2009年1月に同じ出版社から出た単行本の文庫版。1967年10月9日に、ゲリラ活動をしていたボリビア東部の密林地帯の寒村で、政府軍に包囲され負傷し捕虜となった後射殺されたチェ・ゲバラの最期の日々を、著者が主演した2007年2月放送のNHK BSハイビジョンのドキュメンタリー『チェ・ゲバラ−遙かな旅』での取材、インタビューを核に、アルベルト・グラナドス(1951年にオートバイでゲバラと南米一周旅行をした親友)、フィデル・カストロ、アレイダ・ゲバラ(キューバ革命の半年後再婚した妻)とのインタビューを交えて、多角的に纏めている。

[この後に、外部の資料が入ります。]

diff --git a/tgp/pytorch_amd/csrc/tgp_mm.hip b/tgp/pytorch_amd/csrc/tgp_mm.hip
--- a/tgp/pytorch_amd/csrc/tgp_mm.hip
+++ b/tgp/pytorch_amd/csrc/tgp_mm.hip
@@ -307,11 +307,37 @@
   return ((size_t)p.MP * (p.MP + 1) + (p.zs_lds ? (size_t)p.MP * p.DP : 0) + 16) * sizeof(double);
 }
 
+typedef double red_d2 __attribute__((ext_vector_type(2)));
+#define RED_IMG_PAIRS ((2 * TGP_MAX_MT + 3) / 4)
+__device__ __forceinline__ void reduce_image_role(const Plan& p, double* __restrict__ ws, int x) {
+  const int MP = p.MP, MT = p.MT, m = x / MT, b = x - m * MT;
+  const size_t src = m == 0 ? p.L : m == 1 ? p.Lq : m == 2 ? p.J : p.HpT;
+  const size_t dst = m == 0 ? p.Li : m == 1 ? p.Lqi : m == 2 ? p.Ji : p.HpTi;
+  const int lane = threadIdx.x & 63, wave = threadIdx.x >> 6, r = lane & 15, q = lane >> 4;
+  const int u0 = (m == 3 ? 0 : 2 * b) + wave, nu = MP / 8;
+  red_d2 v[RED_IMG_PAIRS];
+#pragma unroll
+  for (int k = 0; k < RED_IMG_PAIRS; ++k) {
+    const int u = u0 + 4 * k < nu ? u0 + 4 * k : nu - 1;
+    const double* xp = ws + src + (size_t)(8 * u + q) * MP + 16 * b + r;
+    v[k] = red_d2{xp[0], xp[(size_t)4 * MP]};
+  }
+#pragma unroll
+  for (int k = 0; k < RED_IMG_PAIRS; ++k) {
+    const int u = u0 + 4 * k;
+    if (u < nu) *reinterpret_cast<red_d2*>(ws + dst + bwd_img_pair(MP, b, u, lane)) = v[k];
+  }
+}
+
 #define RED_ELEMS (256 / TGP_RSPLIT)
-__global__ __launch_bounds__(256) void k_reduce(Plan p, double* __restrict__ ws) {
+__global__ __launch_bounds__(256) void k_reduce(Plan p, double* __restrict__ ws, int nred, int images) {
 #ifdef TGP_STAMPS
   if (blockIdx.x == 0 && threadIdx.x == 0) ws[p.dbg + 200 + 16] = (double)__builtin_amdgcn_s_memrealtime();
 #endif
+  if ((int)blockIdx.x >= nred) {
+    if (images) reduce_image_role(p, ws, (int)blockIdx.x - nred);
+    return;
+  }
   __shared__ double part_s[TGP_RSPLIT][RED_ELEMS];
   const int tid = threadIdx.x, sh = tid / RED_ELEMS, el = tid % RED_ELEMS;
   const size_t e = (size_t)blockIdx.x * RED_ELEMS + el;
@@ -442,6 +468,25 @@
   return acc;
 }
 
+template <int PF>
+__device__ __forceinline__ void bwd_img_frags(const double* __restrict__ img, int MP, int b, int u0, int lane, int n, double (&a)[PF]) {
+  static_assert(PF % 2 == 0, "pairs of k-steps");
+  const bwd_d2* __restrict__ ip = reinterpret_cast<const bwd_d2*>(img + bwd_img_pair(MP, b, u0, lane));
+#pragma unroll
+  for (int u = 0; u < PF / 2; ++u) {
+    bwd_d2 v = {0.0, 0.0};
+    if (2 * u < n) v = ip[(size_t)u * 64];
+    a[2 * u] = v[0];
+    a[2 * u + 1] = v[1];
+  }
+}
+__device__ __forceinline__ bwd_d2 ld_agent2(ws_rsrc_t rs, size_t off) {
+  typedef unsigned u4v __attribute__((ext_vector_type(4)));
+  const u4v v = __builtin_amdgcn_raw_buffer_load_b128(rs, (int)(off * 8), 0, 16);
+  return bwd_d2{__hiloint2double((int)v[1], (int)v[0]), __hiloint2double((int)v[3], (int)v[2])};
+}
+
+template <bool IMG>
 __device__ __forceinline__ void bwd_lam_role(const Plan& p, const tgp_model& md, const tgp_grads& g, double* __restrict__ ws,
                                              const AdamDev& ad, double* sm, int c, const int32_t* __restrict__ status) {
   static_assert(TGP_MAX_MT <= BWD_THREADS / 64, "one tile per wave");
@@ -461,8 +506,12 @@
   const bool has = j < MT;
   const int n = has && j <= c ? (MP - j0) / 4 : 0;
   double lq[PF];
-#pragma unroll
-  for (int s_ = 0; s_ < PF; ++s_) lq[s_] = s_ < n ? Lq[(size_t)(j0 + 4 * s_ + q) * MP + j0 + r] : 0.0;
+  if constexpr (IMG) {
+    bwd_img_frags<PF>(ws + p.Lqi, MP, j, j0 / 8, lane, n, lq);
+  } else {
+#pragma unroll
+    for (int s_ = 0; s_ < PF; ++s_) lq[s_] = s_ < n ? Lq[(size_t)(j0 + 4 * s_ + q) * MP + j0 + r] : 0.0;
+  }
   const bool upd = ad.p != nullptr && !bwd_timed_out(status);
   const double step = upd ? (double)(ad.step_dev[0] + 1) : 1.0;
   double lamv[4], am[4], av[4];
@@ -493,6 +542,7 @@
   BW_STAMP(c == 0, 5);
 }
 
+template <bool IMG>
 __device__ __forceinline__ void bwd_q_role(const Plan& p, double* __restrict__ ws, double* sm, int c, int32_t* sb) {
   static_assert(TGP_MAX_MT <= BWD_THREADS / 64, "one tile per wave");
   const int MP = p.MP, MT = p.MT;
@@ -514,10 +564,15 @@
   const int i0 = tw ? c0 : 16 * (c + wave);
   const int n1 = has ? MP / 4 : 0, n2 = has || tw ? (MP - i0) / 4 : 0;
   double hp[PF], pq[PF], wv[4];
-#pragma unroll
-  for (int s_ = 0; s_ < PF; ++s_) hp[s_] = s_ < n1 ? HpT[(size_t)(4 * s_ + q) * MP + i0 + r] : 0.0;
-#pragma unroll
-  for (int s_ = 0; s_ < PF; ++s_) pq[s_] = s_ < n2 ? Lm[(size_t)(i0 + 4 * s_ + q) * MP + i0 + r] : 0.0;
+  if constexpr (IMG) {
+    bwd_img_frags<PF>(ws + p.HpTi, MP, i0 >> 4, 0, lane, n1, hp);
+    bwd_img_frags<PF>(ws + p.Li, MP, i0 >> 4, i0 / 8, lane, n2, pq);
+  } else {
+#pragma unroll
+    for (int s_ = 0; s_ < PF; ++s_) hp[s_] = s_ < n1 ? HpT[(size_t)(4 * s_ + q) * MP + i0 + r] : 0.0;
+#pragma unroll
+    for (int s_ = 0; s_ < PF; ++s_) pq[s_] = s_ < n2 ? Lm[(size_t)(i0 + 4 * s_ + q) * MP + i0 + r] : 0.0;
+  }
 #pragma unroll
   for (int rr = 0; rr < 4; ++rr) wv[rr] = has ? w[i0 + q + 4 * rr] : 0.0;
   bwd_g_commit(p, Gs, LbL, svL, gv, sv0);
@@ -535,15 +590,25 @@
   __syncthreads();
   BW_STAMP(c == 0, 2);
   double* Q = ws + p.Q;
+  auto q_at = [&](int row, int col) { return IMG ? bwd_img_elem(MP, row, col) : (size_t)row * MP + col; };
   if (has) {
     d4 acc = {0, 0, 0, 0};
     acc = tile_mm_regA<PF>(pq, [&](int s_) { return LbL[(i0 + 4 * s_ + q) * 16 + r]; }, n2, acc);
     if (wave != 0) {
-#pragma unroll
-      for (int rr = 0; rr < 4; ++rr) {
-        const int row = i0 + q + 4 * rr, col = c0 + r;
-        st_agent(Q + (size_t)row * MP + col, acc[rr]);
-        st_agent(Q + (size_t)col * MP + row, acc[rr]);
+      if constexpr (IMG) {
+        const ws_rsrc_t rs = ws_rsrc(ws);
+        const size_t o = p.Q + bwd_img_pair(MP, c, i0 / 8, lane);
+        st_agent2(rs, o, acc[0], acc[1]);
+        st_agent2(rs, o + 128, acc[2], acc[3]);
+#pragma unroll
+        for (int rr = 0; rr < 4; ++rr) st_agent(Q + bwd_img_elem(MP, c0 + r, i0 + q + 4 * rr), acc[rr]);
+      } else {
+#pragma unroll
+        for (int rr = 0; rr < 4; ++rr) {
+          const int row = i0 + q + 4 * rr, col = c0 + r;
+          st_agent(Q + (size_t)row * MP + col, acc[rr]);
+          st_agent(Q + (size_t)col * MP + row, acc[rr]);
+        }
       }
     } else {
       d4 tr = {0, 0, 0, 0};
@@ -551,8 +616,8 @@
 #pragma unroll
       for (int rr = 0; rr < 4; ++rr) {
         const int rl = q + 4 * rr;
-        if (r <= rl) st_agent(Q + (size_t)(c0 + rl) * MP + c0 + r, acc[rr]);
-        else if (!spare) st_agent(Q + (size_t)(c0 + rl) * MP + c0 + r, tr[rr]);
+        if (r <= rl) st_agent(Q + q_at(c0 + rl, c0 + r), acc[rr]);
+        else if (!spare) st_agent(Q + q_at(c0 + rl, c0 + r), tr[rr]);
       }
     }
   } else if (tw) {
@@ -561,7 +626,7 @@
 #pragma unroll
     for (int rr = 0; rr < 4; ++rr) {
       const int rl = q + 4 * rr;
-      if (r > rl) st_agent(Q + (size_t)(c0 + rl) * MP + c0 + r, tr[rr]);
+      if (r > rl) st_agent(Q + q_at(c0 + rl, c0 + r), tr[rr]);
     }
   }
   handoff_barrier();
@@ -569,6 +634,7 @@
   BW_STAMP(c == 0, 3);
 }
 
+template <bool IMG>
 __device__ __forceinline__ void bwd_row_role(const Plan& p, double* __restrict__ ws, double* sm, int i, int h, int32_t* sb,
                                              int32_t* __restrict__ status) {
   static_assert(TGP_MAX_MT <= BWD_THREADS / 64, "one Y tile and one Ks tile per wave");
@@ -587,13 +653,34 @@
 #pragma unroll
   for (int rr = 0; rr < 4; ++rr) kmv[rr] = (ws + p.Kmm)[(size_t)(i0 + q + 4 * rr) * MP + j0w + r];
   if (tid < 16 * DP) zsL[tid] = (ws + p.Zs)[(size_t)i0 * DP + tid];
-  for (int e = tid; e < (MP - i0) * 16; e += BWD_THREADS) Ja[e] = J[(size_t)(i0 + (e >> 4)) * MP + i0 + (e & 15)];
+  static_assert(2 * (BWD_THREADS / 64) * 8 >= 16 * TGP_MAX_MT, "two pairs per thread cover the MP / 8 pairs of a block column");
+  bwd_d2 jv[2];
+  if constexpr (IMG) {
+    const bwd_d2* __restrict__ ip = reinterpret_cast<const bwd_d2*>(ws + p.Ji + bwd_img_pair(MP, i, i0 / 8, lane));
+#pragma unroll
+    for (int u = 0; u < 2; ++u) {
+      const int up = (tid >> 6) + 8 * u;
+      jv[u] = bwd_d2{0.0, 0.0};
+      if (8 * up < MP - i0) jv[u] = ip[(size_t)up * 64];
+    }
+  } else {
+    for (int e = tid; e < (MP - i0) * 16; e += BWD_THREADS) Ja[e] = J[(size_t)(i0 + (e >> 4)) * MP + i0 + (e & 15)];
+  }
   const int ks0 = 16 * (jbw > kb0 ? jbw : kb0), ks1 = 16 * kb1;
   const int n1 = wave < nk ? (MP - i0) / 4 : 0, n2 = wave < MT && ks1 > ks0 ? (ks1 - ks0) / 4 : 0;
   constexpr int PF = TGP_PF2, PFH = 2 * TGP_MAX_MT;
   double jb2[PFH];
-#pragma unroll
-  for (int s_ = 0; s_ < PFH; ++s_) jb2[s_] = s_ < n2 ? J[(size_t)(ks0 + 4 * s_ + q) * MP + j0w + r] : 0.0;
+  if constexpr (IMG) {
+    bwd_img_frags<PFH>(ws + p.Ji, MP, jbw, ks0 / 8, lane, n2, jb2);
+#pragma unroll
+    for (int u = 0; u < 2; ++u) {
+      const int up = (tid >> 6) + 8 * u;
+      if (8 * up < MP - i0) { Ja[(8 * up + q) * 16 + r] = jv[u][0]; Ja[(8 * up + 4 + q) * 16 + r] = jv[u][1]; }
+    }
+  } else {
+#pragma unroll
+    for (int s_ = 0; s_ < PFH; ++s_) jb2[s_] = s_ < n2 ? J[(size_t)(ks0 + 4 * s_ + q) * MP + j0w + r] : 0.0;
+  }
   __syncthreads();
   BW_STAMP(i == 0 && h == 0, 7);
   bwd_wait(sb + SB_PROG, [&](int x) { return ((x >> 16) & 0xff) >= MT; }, status);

ゲバラの遺体に触れ、軍の発表した前日の戦闘での戦傷死ではないことを見抜いたジャーナリストや(本図書案内でも紹介した『チェ・ゲバラ 最後の真実』の著者レヒナルド・ウスタリス・アルセhttp://www.latin-america.jp/modules/bluesbb/thread.php?thr=388&sty=1&num=l50 )、最後の食事を運んだ村の少女などの証言を交えて、なぜ殺害されたのか、30年に渡り遺体の在りかを隠蔽されなければならなかったのかなどの真実に迫っている。
〔桜井 敏浩〕
(集英社(文庫) 2012年1月 254頁 495円+税)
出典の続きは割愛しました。